Online education also promotes SDG 4, which aims to ensure equal access for all to quality education and promote opportunities for all lifelong learning opportunities. Because online, DTU's knowledge reaches further than usual.

"After all, our summer school is precisely about how to achieve CO2 savings and create a fossil-free future. So at a time when we have to take the climate into account, it is also only natural that participants can follow online."
Henrik Madsen, Professor at DTU Compute

For example, the 40 participants in the ‘Rio course’ came from Africa and Asia as well as North and South America, Australia and several European countries.

"Many of the participants would probably not have been able to afford to travel to Rio if the summer school had taken place there. We rarely see people from eg the Caribbean and Indonesia at conferences and summer schools. I personally think that it also gave me wind beneath my wings to teach researchers from all around the world online," says Henrik Madsen.

DTU gathers experience

However, the pandemic does not change the fact that DTU is basically a physical university, emphasizes Lars Christoffersen, dean of bachelor programs and study environment at DTU:

"We see a great value in meeting physically. In the field of continuing education, however, there are still more things online. And we will also do that in other contexts. But we have not made a decision about it yet. We are still in the process of picking up on good experiences and things that have not worked well online."

"But it is clear that when you at courses and summer schools see that students come from all over the world, it offers new opportunities. So it's nice to test the format and share the experience," says the dean.

Peder Bacher, Associate Professor and Head of DynSys' the annual summer school in August, had prepared the assignment part together with two PhD students for the Rio course. He usually prefers physical education:

"I want the students to feel that they participate in something social and network at the summer school. That's not quite so easy when we do not know each other in advance and sit online in different time zones. So we need to work more on that. But I also have to acknowledge the value for 'humanity' when people around the world have the opportunity to participate," Peder Bacher says.

The photo in the top of the article is from the summer school in 2019, before the Covid-19 crises.

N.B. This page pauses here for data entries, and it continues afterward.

constexpr int kRefThreads = 1024;
__global__ __launch_bounds__(kRefThreads) void eref_need_kernel(const int64_t *__restrict__ offsets, int64_t n_refs,
                                                        const int64_t *__restrict__ word_pre,
                                                        const uint64_t *__restrict__ c0_words,
                                                        uint32_t *__restrict__ c0_pre, uint64_t *__restrict__ cand_words,
                                                        uint32_t *__restrict__ cand_pre, int three_min,
                                                        uint8_t *__restrict__ need, uint8_t *__restrict__ active,
                                                        int64_t r_lo, int64_t r_hi)
{
    const int64_t r = blockIdx.x;
    if (r >= n_refs) return;
    if (r < r_lo || r >= r_hi) { if (threadIdx.x == 0) active[r] = 0; return; }
    const int64_t len = offsets[r + 1] - offsets[r];
    const int64_t n_words = (len + 63) / 64, w0 = word_pre[r];
    const uint64_t *A = c0_words + w0;
    uint32_t *PA = c0_pre + w0, *PC = cand_pre + w0;
    uint64_t *C = cand_words + w0;
    const int t = threadIdx.x, lane = t & 63, wv = t >> 6;
    constexpr int kWaves = kRefThreads / 64;
    __shared__ uint32_t s_part[kWaves];
    __shared__ uint32_t carry;
    auto block_prefix = [&](const uint64_t *W, uint32_t *P) {
        if (t == 0) carry = 0;
        __syncthreads();
        for (int64_t base = 0; base < n_words; base += kRefThreads) {
            const int64_t w = base + t;
            const uint32_t c = (w < n_words) ? __popcll(W[w]) : 0;
            uint32_t inc = c;
#pragma unroll
            for (int d = 1; d < 64; d <<= 1) {
                uint32_t u = __shfl_up(inc, d);
                if (lane >= d) inc += u;
            }
            if (lane == 63) s_part[wv] = inc;
            __syncthreads();
            uint32_t o = carry;
            for (int k = 0; k < wv; k++) o += s_part[k];
            if (w < n_words) P[w] = o + inc - c;
            __syncthreads();
            if (t == kRefThreads - 1) carry = o + inc;
            __syncthreads();
        }
    };
    {
        bool dense = false;
        for (int64_t g = t; g * 8 < n_words; g += kRefThreads) {
            uint32_t c = 0;
#pragma unroll
            for (int k = 0; k < 8; k++) c += (g * 8 + k < n_words) ? __popcll(A[g * 8 + k]) : 0;
            dense |= 2 * static_cast<int>(c) >= three_min;
        }
        const bool live = __syncthreads_or(dense);
        if (!live) {
            if (t == 0) active[r] = 0;
            return;
        }
        if (t == 0) active[r] = 1;
    }
    block_prefix(A, PA);
    __threadfence_block();
    __syncthreads();
    for (int64_t w = wv; w < n_words; w += kWaves) {
        const int64_t j = w * 64 + lane;
        bool cand = false;
        if (j < len) {
            uint32_t c = prefix_count(A, PA, j);
            if (j >= 500) c -= prefix_count(A, PA, j - 500);
            cand = static_cast<int>(c) >= three_min;
        }
        const uint64_t g = __ballot(cand);
        if (lane == 0) C[w] = g;
    }
    __threadfence_block();
    __syncthreads();
    block_prefix(C, PC);
    __threadfence_block();
    __syncthreads();
    if (carry == 0) {
        if (t == 0) active[r] = 0;
        return;
    }
    for (int64_t w = t; w < n_words; w += kRefThreads) {
        const int64_t hi = min(len - 1, w * 64 + 63 + 499);
        uint32_t upto = prefix_count(C, PC, hi);
        uint32_t before = w ? prefix_count(C, PC, w * 64 - 1) : 0u;
        need[w0 + w] = upto > before;
    }
}

__global__ __launch_bounds__(kRefThreads) void eref_window_kernel(const int64_t *__restrict__ offsets,
                                                                  int64_t n_refs,
                                                                  const int64_t *__restrict__ word_pre,
                                                                  const uint64_t *__restrict__ any_words,
                                                                  const uint64_t *__restrict__ all_words,
                                                                  uint32_t *__restrict__ any_pre,
                                                                  uint32_t *__restrict__ all_pre,
                                                                  uint64_t *__restrict__ good_words,
                                                                  int one_min, int three_min,
                                                                  const uint8_t *__restrict__ active,
                                                                  int32_t *__restrict__ rows)
{
    const int64_t r = blockIdx.x;
    if (r >= n_refs) return;
    const int64_t len = offsets[r + 1] - offsets[r];
    if (!active[r]) {
        if (threadIdx.x == 0) { rows[4 * r + 0] = 0; rows[4 * r + 1] = 0; rows[4 * r + 2] = static_cast<int>(len); rows[4 * r + 3] = 0; }
        return;
    }
    const int64_t n_words = (len + 63) / 64, w0 = word_pre[r];
    const uint64_t *A = any_words + w0, *T = all_words + w0;
    uint32_t *PA = any_pre + w0, *PT = all_pre + w0;
    uint64_t *G = good_words + w0;
    const int t = threadIdx.x, lane = t & 63, wv = t >> 6;
    constexpr int kWaves = kRefThreads / 64;

    __shared__ uint32_t s_a[kWaves], s_t[kWaves];
    __shared__ uint32_t carry_a, carry_t;
    if (t == 0) { carry_a = 0; carry_t = 0; }
    __syncthreads();
    for (int64_t base = 0; base < n_words; base += kRefThreads) {
        int64_t w = base + t;
        uint32_t ca = (w < n_words) ? __popcll(A[w]) : 0, ct = (w < n_words) ? __popcll(T[w]) : 0;
        uint32_t ia = ca, it = ct;
#pragma unroll
        for (int d = 1; d < 64; d <<= 1) {
            uint32_t ua = __shfl_up(ia, d), ut = __shfl_up(it, d);
            if (lane >= d) { ia += ua; it += ut; }
        }
        if (lane == 63) { s_a[wv] = ia; s_t[wv] = it; }
        __syncthreads();
        uint32_t oa = carry_a, ot = carry_t;
        for (int k = 0; k < wv; k++) { oa += s_a[k]; ot += s_t[k]; }
        if (w < n_words) { PA[w] = oa + ia - ca; PT[w] = ot + it - ct; }
        __syncthreads();
        if (t == kRefThreads - 1) { carry_a = oa + ia; carry_t = ot + it; }
        __syncthreads();
    }
    __threadfence_block();
    __syncthreads();

    for (int64_t w = wv; w < n_words; w += kWaves) {
        int64_t j = w * 64 + lane;
        bool good = false;
        if (j < len) {
            uint32_t one = prefix_count(A, PA, j), three = prefix_count(T, PT, j);
            if (j >= 500) { one -= prefix_count(A, PA, j - 500); three -= prefix_count(T, PT, j - 500); }
            good = static_cast<int>(one) >= one_min && static_cast<int>(three) >= three_min;
        }
        uint64_t g = __ballot(good);
        if (lane == 0) G[w] = g;
    }
    __threadfence_block();
    __syncthreads();

    constexpr int kMaxEdges = 1024;
    __shared__ uint32_t edge[kMaxEdges];
    __shared__ unsigned int n_edge;
    if (t == 0) n_edge = 0;
    __syncthreads();
    for (int64_t w = t; w <= n_words; w += kRefThreads) {
        const uint64_t g = (w < n_words) ? G[w] : 0;
        const uint64_t prev_bit = w ? (G[w - 1] >> 63) : 0;
        uint64_t x = g ^ ((g << 1) | prev_bit);
        while (x) {
            const int b = __ffsll(static_cast<long long>(x)) - 1;
            x &= x - 1;
            const unsigned int at = atomicAdd(&n_edge, 1u);
            if (at < kMaxEdges) edge[at] = (static_cast<uint32_t>(w * 64 + b) << 1) | static_cast<uint32_t>((g >> b) & 1);
        }
    }
    __syncthreads();
    if (t == 0) {
        int frag = 0, el = 0, start = 0, prev_end = 0;
        const int ilen = static_cast<int>(len);
        auto on_edge = [&](int j, bool rising) {
            if (rising) {
                start = max(1, j - 1000);
            } else {
                int end = min(ilen, j + 1000);
                if (frag > 0 && start - prev_end < 500) { el += end - prev_end; }
                else { frag++; el += end - start; }
                prev_end = end;
            }
        };
        if (n_edge <= kMaxEdges) {
            const int n = static_cast<int>(n_edge);
            for (int i = 1; i < n; i++) {
                const uint32_t e = edge[i];
                int k = i - 1;
                while (k >= 0 && edge[k] > e) { edge[k + 1] = edge[k]; k--; }
                edge[k + 1] = e;
            }
            for (int i = 0; i < n; i++) on_edge(static_cast<int>(edge[i] >> 1), edge[i] & 1u);
        } else {
            uint64_t prev_bit = 0;
            for (int64_t w = 0; w <= n_words; w++) {
                uint64_t g = (w < n_words) ? G[w] : 0;
                uint64_t x = g ^ ((g << 1) | prev_bit);
                while (x) {
                    int b = __ffsll(static_cast<long long>(x)) - 1;
                    x &= x - 1;
                    on_edge(static_cast<int>(w * 64 + b), (g >> b) & 1);
                }
                prev_bit = g >> 63;
            }
        }
        rows[4 * r + 0] = frag;
        rows[4 * r + 1] = el;
        rows[4 * r + 2] = ilen;
        rows[4 * r + 3] = 0;
    }
}

}

using namespace palace;

extern "C" {

static int launch_prefix(palace_ctx *ctx, const int64_t *d_offsets, int64_t n, int64_t *tile_pre, int64_t *word_pre)
{
    hipLaunchKernelGGL(seq_prefix_kernel, dim3(1), dim3(1024), 0, ctx->stream, d_offsets, n, tile_pre, word_pre);
    PALACE_HIP_TRY(hipGetLastError());
    return PALACE_OK;
}

int palace_eref_index_refs(palace_ctx *ctx, const uint8_t *d_bases, const int64_t *d_offsets,
                           int64_t n_refs, uint32_t *d_out, const int64_t *d_out_offsets)
{
    PALACE_REQUIRE(ctx && n_refs >= 0, "bad argument");
    if (!ctx->coder_set) { set_error("palace_eref_index_refs: coder not set"); return PALACE_ESTATE; }
    if (n_refs == 0) return PALACE_OK;
    PALACE_REQUIRE(d_bases && d_offsets && d_out && d_out_offsets, "null device pointer");
    PALACE_HIP_TRY(hipSetDevice(ctx->device));
    int64_t h_off[2];
    PALACE_HIP_TRY(hipMemcpyAsync(&h_off[0], d_offsets, 8, hipMemcpyDeviceToHost, ctx->stream));
    PALACE_HIP_TRY(hipMemcpyAsync(&h_off[1], d_offsets + n_refs, 8, hipMemcpyDeviceToHost, ctx->stream));
    PALACE_HIP_TRY(hipStreamSynchronize(ctx->stream));
    int64_t total = h_off[1] - h_off[0];
    PALACE_REQUIRE(total >= 0, "offsets not ascending");
    size_t pre_bytes = align_up((n_refs + 1) * 8, 256);
    int rc = ensure_workspace(ctx, 2 * pre_bytes);
    if (rc) return rc;
    char *ws = static_cast<char *>(ctx->ws.ptr);
    int64_t *tile_pre = reinterpret_cast<int64_t *>(ws), *word_pre = reinterpret_cast<int64_t *>(ws + pre_bytes);
// ... 5 lines not shown
                       d_bases, d_offsets, n_refs, tile_pre, word_pre, ctx->masks,
                       static_cast<const uint32_t *>(nullptr), static_cast<uint64_t *>(nullptr),
                       static_cast<uint64_t *>(nullptr), d_out, d_out_offsets, static_cast<const uint8_t *>(nullptr),
                       static_cast<const uint8_t *>(nullptr));
    PALACE_HIP_TRY(hipGetLastError());
    return PALACE_OK;
}

}

namespace palace {
int scan_buffers(palace_ctx *ctx, const int64_t *d_offsets, int64_t n_refs, int64_t total_bases, ScanBuffers *b, bool with_hit_bytes,
                 const size_t *ehits_bytes)
{
    b->max_tiles = total_bases / kTilePos + n_refs;
    b->max_words = total_bases / 64 + n_refs + 1;
    PALACE_REQUIRE(b->max_tiles < (1ll << 31), "too many tiles for one launch");
    const size_t pre_bytes = align_up((n_refs + 1) * 8, 256);
    const size_t w64 = align_up(b->max_words * 8, 256), w32 = align_up(b->max_words * 4, 256);
    const size_t w8 = align_up(b->max_words, 256);
    const size_t hb = with_hit_bytes ? align_up(static_cast<size_t>(b->max_words) * (64 / kSentinelStride), 256) : 0;
    size_t eb[kSets] = {0, 0, 0, 0}, eb_all = 0;
    for (int k = 0; k < kSets; k++) { eb[k] = ehits_bytes && ehits_bytes[k] ? align_up(ehits_bytes[k] + 16, 256) : 0; eb_all += eb[k]; }
    int rc = ensure_workspace(ctx, 2 * pre_bytes + 3 * w64 + 2 * w32 + w8 + align_up(n_refs + 1, 256) + hb + eb_all);
    if (rc) return rc;
    char *ws = static_cast<char *>(ctx->ws.ptr);
    b->tile_pre = reinterpret_cast<int64_t *>(ws); ws += pre_bytes;
    b->word_pre = reinterpret_cast<int64_t *>(ws); ws += pre_bytes;
    b->any_w = reinterpret_cast<uint64_t *>(ws); ws += w64;
    b->all_w = reinterpret_cast<uint64_t *>(ws); ws += w64;
    b->good_w = reinterpret_cast<uint64_t *>(ws); ws += w64;
    b->any_p = reinterpret_cast<uint32_t *>(ws); ws += w32;
    b->all_p = reinterpret_cast<uint32_t *>(ws); ws += w32;
    b->need = reinterpret_cast<uint8_t *>(ws); ws += w8;
    b->active = reinterpret_cast<uint8_t *>(ws); ws += align_up(n_refs + 1, 256);
    b->hit_bytes = with_hit_bytes ? reinterpret_cast<uint8_t *>(ws) : nullptr; ws += hb;
    for (int k = 0; k < kSets; k++) { b->ehits[k] = eb[k] ? reinterpret_cast<uint8_t *>(ws) : nullptr; ws += eb[k]; }
    return launch_prefix(ctx, d_offsets, n_refs, b->tile_pre, b->word_pre);
}
}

About the Rio Summer School

  • At the summer school 'Renewable Energy Forecasting - Theory and Practice Forecasting', the students worked with 'forecasting', where based on older and new data, a forecast is calculated for energy consumption in the near future to integrate more renewable energy and thus counteract climate change.
  • The Rio course should have been an intensive two-day course in Rio, but it was changed to four online course days with teaching between 20 and 23 Danish time. Before the teaching started, the participants had prepared through video from DTU and text as well as the collaboration on the day's assignment in groups via Zoom.
  • In an evaluation, the students subsequently handed out positions on a scale from 1 (poor) to 5 (best). Half of the answers was 5, a few single 3 and the rest 4 supplemented with ratings such as good, very good and excellent. The DTU team will use the experience in the next online course.